Mrs Ali remembered the previous owner. He wasn’t that old – in fact, he was several years her junior. He had run the pharmacy for years and his fondest dream had been to hand it over to his son. “I will continue to sit behind the counter even after my son takes over,” he had often told her. “Until they lay me out feet first.”
He had made his son get a degree in pharmaceutical practice, so he could run the shop. “This is the best way to earn a living, madam. You sit under a cool fan watching the world go by and people come to you for pills if they are unwell and tonics if they are not.”
His son had evidently disagreed and used his education to find a job more suited to his temperament. She hoped that the father had found peace on his pilgrimage. At least the son was using the education that his father had paid for by becoming a medical rep instead of going into something completely unconnected – like computers or insurance, for example.

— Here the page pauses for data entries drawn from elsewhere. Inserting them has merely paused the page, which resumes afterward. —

@@ -94,13 +100,13 @@
   const float dsc2 = exp2i(-km) * B.w2_descale[0];
 
   for (int e = tid; e < PR_WL2; e += 512) wl2[e] = B.wq2[e];
-  if (tid < 8) cnt[tid] = 0u;
-
-  const int nf1 = gw & 1, mh = gw >> 1;
+  if (tid < 14) cnt[tid] = 0u;
+
+  const int c1 = gw >> 1, mh = gw & 1;
   uint4 w1f[2][4][2];
 #pragma unroll
-  for (int cc = 0; cc < 2; ++cc) {
-    const int co = cc * 32 + nf1 * 16 + j;
+  for (int nf = 0; nf < 2; ++nf) {
+    const int co = c1 * 32 + nf * 16 + j;
 #pragma unroll
     for (int ks = 0; ks < 4; ++ks) {
       const int q = 4 * ks + kq, dy = q / 3, dx0 = 2 * (q - 3 * (q / 3));
@@ -113,48 +119,47 @@
       }
       uint4 pl[2];
       split8h(f, sw1, pl);
-      w1f[cc][ks][0] = pl[0];
-      w1f[cc][ks][1] = pl[1];
-    }
-  }
-  float b1v[2][4];
-#pragma unroll
-  for (int cc = 0; cc < 2; ++cc)
-#pragma unroll
-    for (int e = 0; e < 4; ++e) b1v[cc][e] = B.b1[cc * 32 + nf1 * 16 + 4 * kq + e];
-  int koff[4], moff[6], mpix[6];
+      w1f[nf][ks][0] = pl[0];
+      w1f[nf][ks][1] = pl[1];
+    }
+  }
+  int koff[4], mpix[5], moff[5], tpix[2], toff[2];
 #pragma unroll
   for (int ks = 0; ks < 4; ++ks) {
     const int q = (4 * ks + kq) < 15 ? 4 * ks + kq : 14;
     koff[ks] = (q / 3) * PR_XP + 2 * (q - 3 * (q / 3));
   }
 #pragma unroll
-  for (int m = 0; m < 6; ++m) {
-    const int p = (6 * mh + m) * 16 + j;
-    mpix[m] = p;
-    const int pc = p < PR_NPIX ? p : PR_NPIX - 1;
-    moff[m] = (pc / PR_HW) * PR_XP + pc % PR_HW;
-  }
+  for (int m = 0; m < 5; ++m) {
+    mpix[m] = 16 * (m < 4 ? 4 * mh + m : 8) + j;
+    const int p = PR_NKEEP + mpix[m];
+    moff[m] = (p / PR_HW) * PR_XP + p % PR_HW;
+  }
+#pragma unroll
+  for (int m = 0; m < 2; ++m) {
+    tpix[m] = 16 * (2 * mh + m) + j;
+    const int p = tpix[m] < PR_NKEEP ? tpix[m] : PR_NKEEP - 1;
+    toff[m] = (p / PR_HW) * PR_XP + p % PR_HW;
+  }
+  const int wr_slot = (kq >> 1) * PR_NPIXP * 16 + (kq & 1) * 8, wr_keep = (c1 * 4 + (kq >> 1)) * PR_KP * 16 + (kq & 1) * 8;
 
   const int rh = gw >> 1, nf2 = gw & 1;
   const int pj = j < 4 ? 2 * j : (j < 12 ? 2 * j - 7 : 2 * j - 16);
-  const int lane_b = (4 * rh) * PR_HW + pj + kq * PR_NPIXP;
+  const int lane_b = (4 * rh - 2) * PR_HW + pj + kq * PR_NPIXP;
+  const int lane_k = pj + kq * PR_KP;
   const int lane_a = kq * 32 + nf2 * 16 + j;
   float b2v[4];
 #pragma unroll
   for (int e = 0; e < 4; ++e) b2v[e] = B.b2[nf2 * 16 + 4 * kq + e];
 
-  const int nblk = gridDim.x, xcd = blockIdx.x & 7, bi = blockIdx.x >> 3;
+  const int nblk = gridDim.x, xcd = blockIdx.x & 7;
   int first, count;
   {
-    const int per_x = B.ntiles >> 3, rem_x = B.ntiles & 7;
-    const int nb_x = (nblk + 7 - xcd) >> 3;
-    const int tiles_x = per_x + (xcd < rem_x ? 1 : 0);
-    const int start_x = xcd * per_x + (xcd < rem_x ? xcd : rem_x);
-    first = start_x + bi;
-    count = bi < tiles_x ? (tiles_x - bi + nb_x - 1) / nb_x : 0;
-  }
-  const int tstride = (nblk + 7 - xcd) >> 3;
+    const int lb = xcd * (nblk >> 3) + (xcd < (nblk & 7) ? xcd : (nblk & 7)) + (blockIdx.x >> 3);
+    const int per = B.ntiles / nblk, rem = B.ntiles - per * nblk;
+    first = lb * per + (lb < rem ? lb : rem);
+    count = per + (lb < rem ? 1 : 0);
+  }
   count = __builtin_amdgcn_readfirstlane(count);
 
   const __amdgpu_buffer_rsrc_t yr = pr_rsrc(B.y, B.y_bytes);
@@ -162,9 +167,9 @@
   float xv[2][3];
   auto xload = [&](int i) {
     const bool valid = i < count;
-    const int t = first + (valid ? i : 0) * tstride;
+    const int t = first + (valid ? i : 0);
     const int n = t / B.img_tiles, rem = t - n * B.img_tiles;
-    const int ty = rem / B.tiles_x, tx = rem - ty * B.tiles_x;
+    const int tx = rem / B.tiles_y, ty = rem - tx * B.tiles_y;
     const __amdgpu_buffer_rsrc_t xr = pr_rsrc(B.x + (size_t)n * 3 * HW_, B.x_img_bytes);
 #pragma unroll
     for (int s = 0; s < 2; ++s) {
@@ -174,6 +179,27 @@
 #pragma unroll
       for (int c = 0; c < 3; ++c)
         xv[s][c] = __builtin_bit_cast(float, __builtin_amdgcn_raw_buffer_load_b32(xr, (int)(o + (ok ? 4u * c * HW_ : 0u)), 0, 0));
+    }
+  };
+  auto l1_frags = [&](auto nm, const int* off, f32x4 (*a)[2]) {
+    constexpr int NM = decltype(nm)::value;
+#pragma unroll
+    for (int m = 0; m < NM; ++m) a[m][0] = a[m][1] = (f32x4){0.f, 0.f, 0.f, 0.f};
+#pragma unroll
+    for (int ks = 0; ks < 4; ++ks) {
+#pragma unroll
+      for (int m = 0; m < NM; ++m) {
+        const int pa = off[m] + koff[ks];
+        const uint2 h0 = xin[pa], h1 = xin[pa + 1];
+        const uint2 l0 = xin[PR_XR * PR_XP + pa], l1 = xin[PR_XR * PR_XP + pa + 1];
+        const uint4 xh = make_uint4(h0.x, h0.y, h1.x, h1.y), xm = make_uint4(l0.x, l0.y, l1.x, l1.y);
+#pragma unroll
+        for (int nf = 0; nf < 2; ++nf) {
+          a[m][nf] = mfma16h(w1f[nf][ks][0], xm, a[m][nf]);
+          a[m][nf] = mfma16h(w1f[nf][ks][1], xh, a[m][nf]);
+          a[m][nf] = mfma16h(w1f[nf][ks][0], xh, a[m][nf]);
+        }
+      }
     }
   };
   bool dead = false;
@@ -182,7 +208,18 @@
   __syncthreads();
 
   unsigned own = 0;
+  unsigned kseq = 0;
+  int typrev = 0;
   for (int i = grp; i < count; i += 2, ++own) {
+    const int t = first + i;
+    const int n = t / B.img_tiles, rem = t - n * B.img_tiles;
+    const int tx = rem / B.tiles_y, ty = rem - tx * B.tiles_y;
+    const bool fresh = i == 0 || ty == 0;
+    const bool hand = i + 1 < count && ty + 1 < B.tiles_y;
+    kseq = i == grp ? (grp == 0 ? 1u : 2u + (ty == 0 ? 1u : 0u))
+                    : kseq + 2u + (typrev + 1 == B.tiles_y ? 1u : 0u) + (ty == 0 ? 1u : 0u);
+    typrev = ty;
+    const unsigned kb = kseq % PR_NKBUF, ku = kseq / PR_NKBUF, tb = (kseq - 1u) % PR_NKBUF, tu = (kseq - 1u) / PR_NKBUF;
 #pragma unroll
     for (int s = 0; s < 2; ++s) {
       const int q = lt + 256 * s;
@@ -199,60 +236,69 @@
     xload(i + 2);
     pr_wait(cnt + 6 + grp, 4u * (own + 1), dead);
 
-    f32x4 a1[2][6];
-#pragma unroll
-    for (int cc = 0; cc < 2; ++cc)
-#pragma unroll
-      for (int m = 0; m < 6; ++m) a1[cc][m] = (f32x4){0.f, 0.f, 0.f, 0.f};
-#pragma unroll
-    for (int ks = 0; ks < 4; ++ks) {
-#pragma unroll
-      for (int m = 0; m < 6; ++m) {
-        const int pa = moff[m] + koff[ks];
-        const uint2 h0 = xin[pa], h1 = xin[pa + 1];
-        const uint2 l0 = xin[PR_XR * PR_XP + pa], l1 = xin[PR_XR * PR_XP + pa + 1];
-        const uint4 xh = make_uint4(h0.x, h0.y, h1.x, h1.y), xm = make_uint4(l0.x, l0.y, l1.x, l1.y);
-#pragma unroll
-        for (int cc = 0; cc < 2; ++cc) {
-          a1[cc][m] = mfma16h(w1f[cc][ks][0], xm, a1[cc][m]);
-          a1[cc][m] = mfma16h(w1f[cc][ks][1], xh, a1[cc][m]);
-          a1[cc][m] = mfma16h(w1f[cc][ks][0], xh, a1[cc][m]);
-        }
-      }
-    }
+    float b1v[2][4];
+#pragma unroll
+    for (int nf = 0; nf < 2; ++nf)
+#pragma unroll
+      for (int e = 0; e < 4; ++e) b1v[nf][e] = B.b1[c1 * 32 + nf * 16 + 4 * kq + e];
+    auto l1_store = [&](const f32x4 (&a)[2], unsigned char* base, int pix, int pitch) {
+#pragma unroll
+      for (int nf = 0; nf < 2; ++nf) {
+        float v[4];
+#pragma unroll
+        for (int e = 0; e < 4; ++e) v[e] = fmaxf(__builtin_fmaf(a[nf][e], dsc1, b1v[nf][e]), 0.f);
+        unsigned h01, m01, h23, m23;
+        split2h(v[0], v[1], sxm, h01, m01);
+        split2h(v[2], v[3], sxm, h23, m23);
+        *reinterpret_cast<uint2*>(base + ((2 * nf) * pitch + pix) * 16) = make_uint2(h01, h23);
+        *reinterpret_cast<uint2*>(base + (PR_PLANE + (2 * nf) * pitch + pix) * 16) = make_uint2(m01, m23);
+      }
+    };
+    auto l1_tile = [&](auto nm) {
+      constexpr int NM = decltype(nm)::value;
+      f32x4 a1[NM][2];
+      l1_frags(nm, moff, a1);
+      const unsigned st = 2u * (unsigned)i + c1, slot = st % PR_NSLOT, use = st / PR_NSLOT;
+      unsigned char* hb = reinterpret_cast<unsigned char*>(ring + slot * PR_HBUF) + wr_slot;
+      pr_wait(cnt + 3 + slot, 4u * use, dead);
+#pragma unroll
+      for (int m = 0; m < NM; ++m)
+        if (mpix[m] < PR_NSLOTPIX) l1_store(a1[m], hb, mpix[m], PR_NPIXP);
+      pr_signal(cnt + slot);
+      unsigned char* kp = reinterpret_cast<unsigned char*>(keep + kb * PR_KBUF) + wr_keep;
+      pr_wait(cnt + 11 + kb, 8u * ku, dead);
+#pragma unroll
+      for (int m = 2; m < NM; ++m)
+        if (mpix[m] >= PR_NSLOTPIX) l1_store(a1[m], kp, mpix[m] - PR_NSLOTPIX, PR_KP);
+      pr_signal(cnt + 8 + kb);
+    };
+    if (mh == (int)(own & 1))
+      l1_tile(std::integral_constant<int, 5>{});
+    else
+      l1_tile(std::integral_constant<int, 4>{});
+    if (fresh) {
+      f32x4 at[2][2];
+      l1_frags(std::integral_constant<int, 2>{}, toff, at);
+      unsigned char* kp = reinterpret_cast<unsigned char*>(keep + tb * PR_KBUF) + wr_keep;
+      pr_wait(cnt + 11 + tb, 8u * tu, dead);
+#pragma unroll
+      for (int m = 0; m < 2; ++m)
+        if (tpix[m] < PR_NKEEP) l1_store(at[m], kp, tpix[m], PR_KP);
+      pr_signal(cnt + 8 + tb);
+    }
+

The new owner glanced at the prescription, went to the second shelf on the right-hand wall and took out a box of tablets. How did these pharmacists know which medicine was where in the shop?
The owner’s mother was sitting at the cash till and she looked at the vegetables that Mrs Ali was carrying. “Have you seen the price of onions, amma?” she exclaimed. “We will have to start weighing them with a goldsmith’s balance at this rate.”
Mrs Ali smiled grimly. “A government can get away with being corrupt and incompetent, but mess with the price of onions and the wrath of millions of housewives will descend on them. The Janata Party fell and Indira Gandhi came back to power in the seventies because of the price of onions,” said Mrs Ali. “If the current trend continues, the current party will share the same fate as that government.”
The medicines were put in a packet made from recycled newspaper and pushed across the counter. As Mrs Ali was paying, the owners mother said, “By the way, amma, if you know anybody who is looking to rent, the upstairs portion of our house is empty.”
After some more discussion about rent, the escalating cost of everything and the difficulty of finding reliable tenants, Mrs Ali finally left, having obtained a ten per cent discount on her bill.